**WHAT YOU NEED TO DO**
The entries below hold a line with "## Stage per-segment" and a line with "Restructures k_block_rec_lazy so". Return those lines and all that lie between them, exactly and only.

**SUPPLIED MATERIAL**
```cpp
__global__ __launch_bounds__(64) void k_seg_exact_list(const double* __restrict__ sp, const int64_t* __restrict__ seg_start,
                                                       int64_t nseg, double* __restrict__ S, PElem* __restrict__ el,
                                                       const Cand* __restrict__ cand, long long* __restrict__ direct,
                                                       PlanHeader* __restrict__ h) {
  const int slot = blockIdx.x * blockDim.x + threadIdx.x;
  int nc = h->n_cand;
  if (nc > kMaxCand) {
    if (slot == 0) atomicOr(&h->lazy_fail, 2);
    return;
  }
  if (slot >= nc || h->lazy_fail) return;
  const Cand c = cand[slot];
  const long long i = c.i;
  const long long n = seg_start[i + 1] - seg_start[i];
  const Ramp r = make_ramp(sp[i], sp[i + 1], n);
  double sum = 0.0;
  long long k = 0;
  for (; k + 8 <= n; k += 8) {
// ... 647 lines not shown
```

Before: 196,700.

## Stage per-segment reciprocals and tile anchors in LDS for lazy block-record kernel

Restructures k_block_rec_lazy so each lane precomputes the segment reciprocal, its scaled step and a relative anchor offset into LDS. Tile headers covering the wave's range are staged once in LDS instead of being reloaded from global memory per tile. The per-block fast path replaces the double Newton reciprocal and prefix series with a cheaper polynomial series expansion in 32-bit relative arithmetic, and a wave-uniform fallback keeps the old exact path for saturated or out-of-range cases. The aim is fewer f64 divides and global loads per block record, at the cost of extra LDS, a second wave barrier and accuracy that depends on the series truncation.

Result: no change. 197,400 (median of 6 runs) (+0.3%).

```diff
diff --git a/pyaudiorestoration_amd/csrc/pos.hip b/pyaudiorestoration_amd/csrc/pos.hip
--- a/pyaudiorestoration_amd/csrc/pos.hip
+++ b/pyaudiorestoration_amd/csrc/pos.hip
@@ -1104,9 +1104,14 @@
 }
 
 constexpr int kRecLazySegs = 64;
-#ifndef PAR_REC_EXP
-#define PAR_REC_EXP 0
-#endif
+constexpr int kRecLazyTiles = kRecLazySegs * (int)(kLazyMaxN / kSincTileOutputs) + 2;
+constexpr int kTileShift = 10;
+static_assert(kSincTileOutputs == 1 << kTileShift && kLazyMaxN <= kSincTileOutputs && kBlocksPerTile == 1 << (kTileShift - kRecShift),
+              "a block's tile by shifts; 64 segments of <= kLazyMaxN outputs from anywhere in a tile touch <= 66 tiles");
+__device__ __forceinline__ double recip_1p(double e) {
+  const double e2 = e * e, a = 1.0 - e;
+  return __builtin_fma(__builtin_fma(e2, e2, e2), a, a);
+}
 __device__ __forceinline__ double recip_nr_c(double b) {
 #pragma clang fp contract(fast)
   double x = __builtin_amdgcn_rcp(b);
@@ -1129,144 +1134,184 @@
   const double z = rc * step, t = z * z, K2 = K * K;
   return K * rc * (1.0 + t * (K2 - 1.0) * (1.0 / 12.0) * (1.0 + t * (3.0 * K2 - 7.0) * 0.05));
 }
+__device__ __forceinline__ double lazy_prefix_ser(double r0, double eta, double em, double K) {
+#pragma clang fp contract(fast)
+  const double g = recip_1p(em);
+  const double rc = r0 * g, z = eta * g, zK = z * K, w = zK * zK;
+  return (K * rc) * (1.0 + (w - z * z) * (1.0 + 0.15 * w) * (1.0 / 12.0));
+}
 __global__ __launch_bounds__(256) void k_block_rec_lazy(const double* __restrict__ sp, const int64_t* __restrict__ seg_start,
                                                         int64_t nseg, const SegFast* __restrict__ seg_fast,
                                                         const TileHdr* __restrict__ hdr, BlockRec* __restrict__ rec,
                                                         BlockRec2* __restrict__ rec2, const PlanHeader* __restrict__ h) {
-  __shared__ SegFast s_sf[4][kRecLazySegs + 1];
-  __shared__ double s_sp[4][kRecLazySegs + 2];
-  __shared__ int s_a[4][kRecLazySegs + 1];
-  __shared__ unsigned char s_fl[4][kRecLazySegs];
+  struct Staged {
+    double foff, r0, eta;
+    int a;
+    int rel;
+    unsigned fl;
+    int pad;
+  };
+  __shared__ Staged s_sg[4][kRecLazySegs + 1];
+  __shared__ int s_tile[4][kRecLazyTiles];
   __shared__ unsigned char s_seg[4][kRecLazySegs * (kLazyMaxN / kRec)];
   static_assert(kLazyMaxN % kRec == 0 && kRecLazySegs <= 256, "a segment owns <= kLazyMaxN / kRec block starts; indices fit a byte");
-  constexpr unsigned kF_Slow1 = 1u, kF_End1 = 2u, kF_Cubic1 = 4u;
-  if (h->ck_valid != 2) return;
-  const int l = threadIdx.x & (kWave - 1), w = threadIdx.x >> 6;
+  constexpr unsigned kF_Ok0 = 1u;
+  constexpr unsigned kF_Old = 2u;
+  constexpr int kT_Range = 1, kT_Sat = 2;
+  static_assert(kF_Ok0 == (unsigned)kT_Range, "one bit test for the segment's and the tile's verdict");
+  static_assert(kRecLazyTiles <= 2 * kWave, "a lane stages at most two tile headers");
+  const int l = threadIdx.x & (kWave - 1);
+  const int w = __builtin_amdgcn_readfirstlane((int)(threadIdx.x >> 6));
   const long long i0 = ((long long)blockIdx.x * 4 + w) * kRecLazySegs;
   if (i0 >= nseg) return;
+  const int nsw = (int)(nseg - i0 < kRecLazySegs ? nseg - i0 : kRecLazySegs);
+  const int ck_valid = h->ck_valid;
   const long long len_out = h->len_out;
   const long long a0 = seg_start[i0];
-  if (a0 >= len_out) return;
-  const int nsw = (int)(nseg - i0 < kRecLazySegs ? nseg - i0 : kRecLazySegs);
+  const long long b_end = seg_start[i0 + nsw];
+  const unsigned long long Aref = (unsigned long long)seg_fast[i0].A;
+  if (ck_valid != 2 || a0 >= len_out) return;
   const long long G0 = (a0 + kRec - 1) >> kRecShift;
+  const long long lim = b_end < len_out ? b_end : len_out;
+  const int nblk = (int)(((lim + kRec - 1) >> kRecShift) - G0);
+  const long long T0 = a0 >> kTileShift;
+  const TileHdr* __restrict__ hdrT = hdr + T0;
+  const int off0 = (int)((G0 << kRecShift) - (T0 << kTileShift));
+  const int ntile = nblk > 0 ? ((off0 + ((nblk - 1) << kRecShift)) >> kTileShift) + 1 : 1;
+  const long long il = i0 + l < nseg ? i0 + l : nseg;
+  const long long al = seg_start[il];
+  const long long bl = seg_start[l < nsw ? il + 1 : il];
+  const SegFast sfl = seg_fast[il < nseg ? il : nseg - 1];
+  const double spl = sp[il];
   {
-    const long long il = i0 + l < nseg ? i0 + l : nseg;
-    const long long al = seg_start[il];
-    const long long d = al - a0;
-    s_a[w][l] = d < 0x7fffffffll ? (int)d : 0x7fffffff;
-    const SegFast sfl = seg_fast[il < nseg ? il : nseg - 1];
-    s_sf[w][l] = sfl;
-    const double spl = sp[il];
-    s_sp[w][l] = spl;
-    if (l == 0) {
-      const long long ie = i0 + kRecLazySegs < nseg ? i0 + kRecLazySegs : nseg;
-      const long long de = seg_start[ie] - a0;
-      s_a[w][kRecLazySegs] = de < 0x7fffffffll ? (int)de : 0x7fffffff;
-      s_sf[w][kRecLazySegs] = seg_fast[ie < nseg ? ie : nseg - 1];
-      s_sp[w][kRecLazySegs] = sp[ie];
-      s_sp[w][kRecLazySegs + 1] = sp[ie + 1 <= nseg ? ie + 1 : nseg];
-    }
-    unsigned fl = 0u;
-    if (l < nsw) {
-      const long long bl = seg_start[il + 1];
-      const long long lim_l = bl < len_out ? bl : len_out;
-      const long long g_lo = (al + kRec - 1) >> kRecShift, g_hi = (lim_l + kRec - 1) >> kRecShift;
-      for (long long g = g_lo; g < g_hi; ++g) s_seg[w][g - G0] = (unsigned char)l;
-      const int us = (int)(bl & (kRec - 1));
-      const bool has_next = il + 1 < nseg;
-      if (us != 0 && bl > al) {
-        const SegFast s1 = seg_fast[has_next ? il + 1 : il];
-        const double sp1 = sp[has_next ? il + 1 : il];
-        const int need = kRec - us;
-        if (s1.n == need) fl |= kF_End1 | kF_Slow1;
-        if (!(has_next && s1.fast >= 2 && s1.n >= need && s1.A > -(1ll << 61) && s1.A < (1ll << 61) && sp1 >= 0.971 && sp1 <= 1.031))
-          fl |= kF_Slow1;
-        if (s1.fast == 2) fl |= kF_Cubic1;
-        if (has_next && bl < len_out) {
-          const long long gb = bl >> kRecShift;
-          const long long anchor = hdr[(gb << kRecShift) / kSincTileOutputs].anchor;
-          const double rc1 = recip_nr_c(__builtin_fma(s1.step, (double)(16 - us), sp1));
-          const BlockPoly b1 = piece_poly_c(s1.foff, rc1, rc1 * s1.step, us - 16);
-          const double r1 = rint(b1.a0);
-          const long long rel = s1.A + (long long)r1 - anchor;
-          BlockRec2 o2;
-          o2.w0 = (unsigned)((int)rel << 16);
-          o2.F = (float)(b1.a0 - r1);
-          o2.e1 = (float)b1.a1m1;
-          o2.e2 = (float)b1.a2;
-          rec2[gb] = o2;
-          if (!(fabs(b1.a0) < 1.0e9 && irel_ok(rel))) fl |= kF_Slow1;
-        }
+    long long an[2] = {0, 0};
+    int tf[2] = {0, 0};
+#pragma unroll
+    for (int k = 0; k < 2; ++k) {
+      if (l + k * kWave < ntile) {
+        an[k] = hdrT[l + k * kWave].anchor;
+        tf[k] = hdrT[l + k * kWave].flags;
       }
-      s_fl[w][l] = (unsigned char)fl;
-    }
-  }
+    }
+#pragma unroll
+    for (int k = 0; k < 2; ++k) {
+      if (l + k * kWave < ntile) {
+        const unsigned long long d = (unsigned long long)an[k] - Aref;
+        s_tile[w][l + k * kWave] = (int)((unsigned)d << 2) | (d + (1ull << 29) < (1ull << 30) ? 0 : kT_Sat) | (tf[k] & kT_Range);
+      }
+    }
+  }
+  const long long d = al - a0;
+  s_sg[w][l].a = d < 0x7fffffffll ? (int)d : 0x7fffffff;
+  const double r0l = recip_nr_c(spl);
+  s_sg[w][l].foff = sfl.foff;
+  s_sg[w][l].r0 = r0l;
+  s_sg[w][l].eta = sfl.step * r0l;
+  const unsigned long long dA = (unsigned long long)sfl.A - Aref;
+  s_sg[w][l].rel = (int)(unsigned)dA;
+  if (l == 0) {
+    const long long de = b_end - a0;
+    s_sg[w][kRecLazySegs].a = de < 0x7fffffffll ? (int)de : 0x7fffffff;
+  }
+  const unsigned own = (sfl.fast >= 2 && sfl.A > -(1ll << 61) && sfl.A < (1ll << 61) ? kF_Ok0 : 0u) | (sfl.fast == 2 ? kRecCubic : 0u) |
+                       (sfl.n >= kRec && dA + (1ull << 29) < (1ull << 30) ? 0u : kF_Old);
   __builtin_amdgcn_fence(__ATOMIC_RELEASE, "wavefront");
   __builtin_amdgcn_wave_barrier();
   __builtin_amdgcn_fence(__ATOMIC_ACQUIRE, "wavefront");
-  const long long b_end = a0 + s_a[w][nsw];
-  const long long lim = b_end < len_out ? b_end : len_out;
-  const int nblk = (int)(((lim + kRec - 1) >> kRecShift) - G0);
+  if (l < nsw) {
+    unsigned fl = 0u;
+    const long long lim_l = bl < len_out ? bl : len_out;
+    const long long g_lo = (al + kRec - 1) >> kRecShift, g_hi = (lim_l + kRec - 1) >> kRecShift;
+    for (long long g = g_lo; g < g_hi; ++g) s_seg[w][g - G0] = (unsigned char)l;
+    const int us = (int)(bl & (kRec - 1));
+    const bool has_next = il + 1 < nseg;
+    if (us != 0 && bl > al) {
+      const SegFast s1 = seg_fast[has_next ? il + 1 : il];
+      const double sp1 = sp[has_next ? il + 1 : il];
+      const int need = kRec - us;
+      if (s1.n == need) fl |= kRecE1 | kRecSlow1;
+      if (!(has_next && s1.fast >= 2 && s1.n >= need && s1.A > -(1ll << 61) && s1.A < (1ll << 61) && sp1 >= 0.971 && sp1 <= 1.031))
+        fl |= kRecSlow1;
+      if (s1.fast == 2) fl |= kRecCubic;
+      if (has_next && bl < len_out) {
+        const long long gb = bl >> kRecShift;
+        const int dt2 = (int)(((gb << kRecShift) - (T0 << kTileShift)) >> kTileShift);
+        const int tw2 = s_tile[w][dt2];
+        const double rc1 = recip_nr_c(__builtin_fma(s1.step, (double)(16 - us), sp1));
+        const BlockPoly b1 = piece_poly_c(s1.foff, rc1, rc1 * s1.step, us - 16);
+        const double r1 = rint(b1.a0);
+        const long long rel = (tw2 & kT_Sat) ? s1.A + (long long)r1 - hdrT[dt2].anchor
+                                             : (long long)((unsigned long long)s1.A - Aref) + (long long)r1 - (long long)(tw2 >> 2);
+        BlockRec2 o2;
+        o2.w0 = (unsigned)((int)rel << 16);
+        o2.F = (float)(b1.a0 - r1);
+        o2.e1 = (float)b1.a1m1;
+        o2.e2 = (float)b1.a2;
+        rec2[gb] = o2;
+        if (!(fabs(b1.a0) < 1.0e9 && irel_ok(rel))) fl |= kRecSlow1;
+      }
+    }
+    s_sg[w][l].fl = fl | (own << 16);
+  }
+  __builtin_amdgcn_fence(__ATOMIC_RELEASE, "wavefront");
+  __builtin_amdgcn_wave_barrier();
+  __builtin_amdgcn_fence(__ATOMIC_ACQUIRE, "wavefront");
   const int jr0 = (int)((G0 << kRecShift) - a0);
-  const long long last_tile0 = ((len_out - 1) / kSincTileOutputs) * kSincTileOutputs;
-  long long Tc = -1;
-  long long anchor = 0;
-  int hflags = 0;
+  const long long dlast = len_out - 1 - (G0 << kRecShift);
+  const int qlast = dlast < 0x40000000ll ? (int)dlast : 0x40000000;
+  BlockRec* __restrict__ recW = rec + G0;
   for (int q = l; q < nblk; q += kWave) {
     const int lo = s_seg[w][q];
-    const int jr = jr0 + (q << kRecShift);
-    const long long g = G0 + q, jb = g << kRecShift;
-    const int ar = s_a[w][lo], br = s_a[w][lo + 1];
-    const SegFast sf = s_sf[w][lo];
-    const double sp0 = s_sp[w][lo];
-    const long long T = jb / kSincTileOutputs;
-#if PAR_REC_EXP & 2
-    anchor = jb;
-#else
-    if (T != Tc) {
-      const TileHdr hd = hdr[T];
-      anchor = hd.anchor;
-      hflags = hd.flags;
-      Tc = T;
-    }
-#endif
-    const double kd = (double)(jr - ar);
+    const int qo = q << kRecShift;
+    const int jr = jr0 + qo;
+    const Staged* sg = &s_sg[w][lo];
+    const int ar = sg[0].a, br = sg[1].a;
+    const unsigned fl = sg->fl, own = fl >> 16;
+    const int dt = (off0 + qo) >> kTileShift;
+    const int tw = s_tile[w][dt];
+    const double foff = sg->foff;
     const int dseg = br - jr;
-    const int rem = dseg < kRec + 1 ? dseg : kRec + 1;
-    const double rc = recip_nr_c(__builtin_fma(sf.step, kd + 16.0, sp0));
-    const BlockPoly q0 = piece_poly_c(sf.foff + lazy_prefix_nr(sp0, sf.step, kd), rc, rc * sf.step, -16);
-    const double r0 = rint(q0.a0);
-    const long long rel0 = sf.A + (long long)(int)r0 - anchor;
-    const bool range0 = fabs(q0.a0) < 1.0e9 && sf.A > -(1ll << 61) && sf.A < (1ll << 61) && irel_ok(rel0) && !(hflags & 1);
-    const unsigned ustar = rem < kRec ? (unsigned)rem : (unsigned)kRec;
-    const int ul = jb >= last_tile0 ? (int)(len_out - 1 - jb) : -1;
-    const unsigned slow0 = !(sf.fast >= 2 && range0 && fabs(q0.a1m1) <= 0.03125) || (ul >= 0 && ul < (int)ustar);
-    unsigned slow1 = 0u, end1 = 0u, cubic = sf.fast == 2;
-    if (ustar < (unsigned)kRec) {
-      const unsigned fl = s_fl[w][lo];
-      end1 = (fl & kF_End1) != 0u;
-      slow1 = ((fl & kF_Slow1) != 0u) || (ul >= (int)ustar && ul < kRec);
-      cubic |= (fl & kF_Cubic1) != 0u;
-    }
-    const bool e0 = (ustar < (unsigned)kRec) || rem == kRec;
+    BlockPoly q0;
+    double r0;
+    int rel0;
+    bool irel0;
+    if (__ballot((own & kF_Old) != 0u || (tw & kT_Sat) != 0) == 0ull) {
+#pragma clang fp contract(fast)
+      const double sr0 = sg->r0, eta = sg->eta;
+      const double k17 = (double)(jr - ar + 17);
+      const double ec = __builtin_fma(eta, k17, -eta);
+      const double g = recip_1p(ec);
+      const double rc = sr0 * g, z = eta * g, rz = rc * z, cz = rz * z;
+      q0.a0 = foff + lazy_prefix_ser(sr0, eta, 0.5 * ec, k17);
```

**RESPONSE TO THIS TASK**
## Stage per-segment reciprocals and tile anchors in LDS for lazy block-record kernel

Restructures k_block_rec_lazy so each lane precomputes the segment reciprocal, its scaled step and a relative anchor offset into LDS. Tile headers covering the wave's range are staged once in LDS instead of being reloaded from global memory per tile. The per-block fast path replaces the double Newton reciprocal and prefix series with a cheaper polynomial series expansion in 32-bit relative arithmetic, and a wave-uniform fallback keeps the old exact path for saturated or out-of-range cases. The aim is fewer f64 divides and global loads per block record, at the cost of extra LDS, a second wave barrier and accuracy that depends on the series truncation.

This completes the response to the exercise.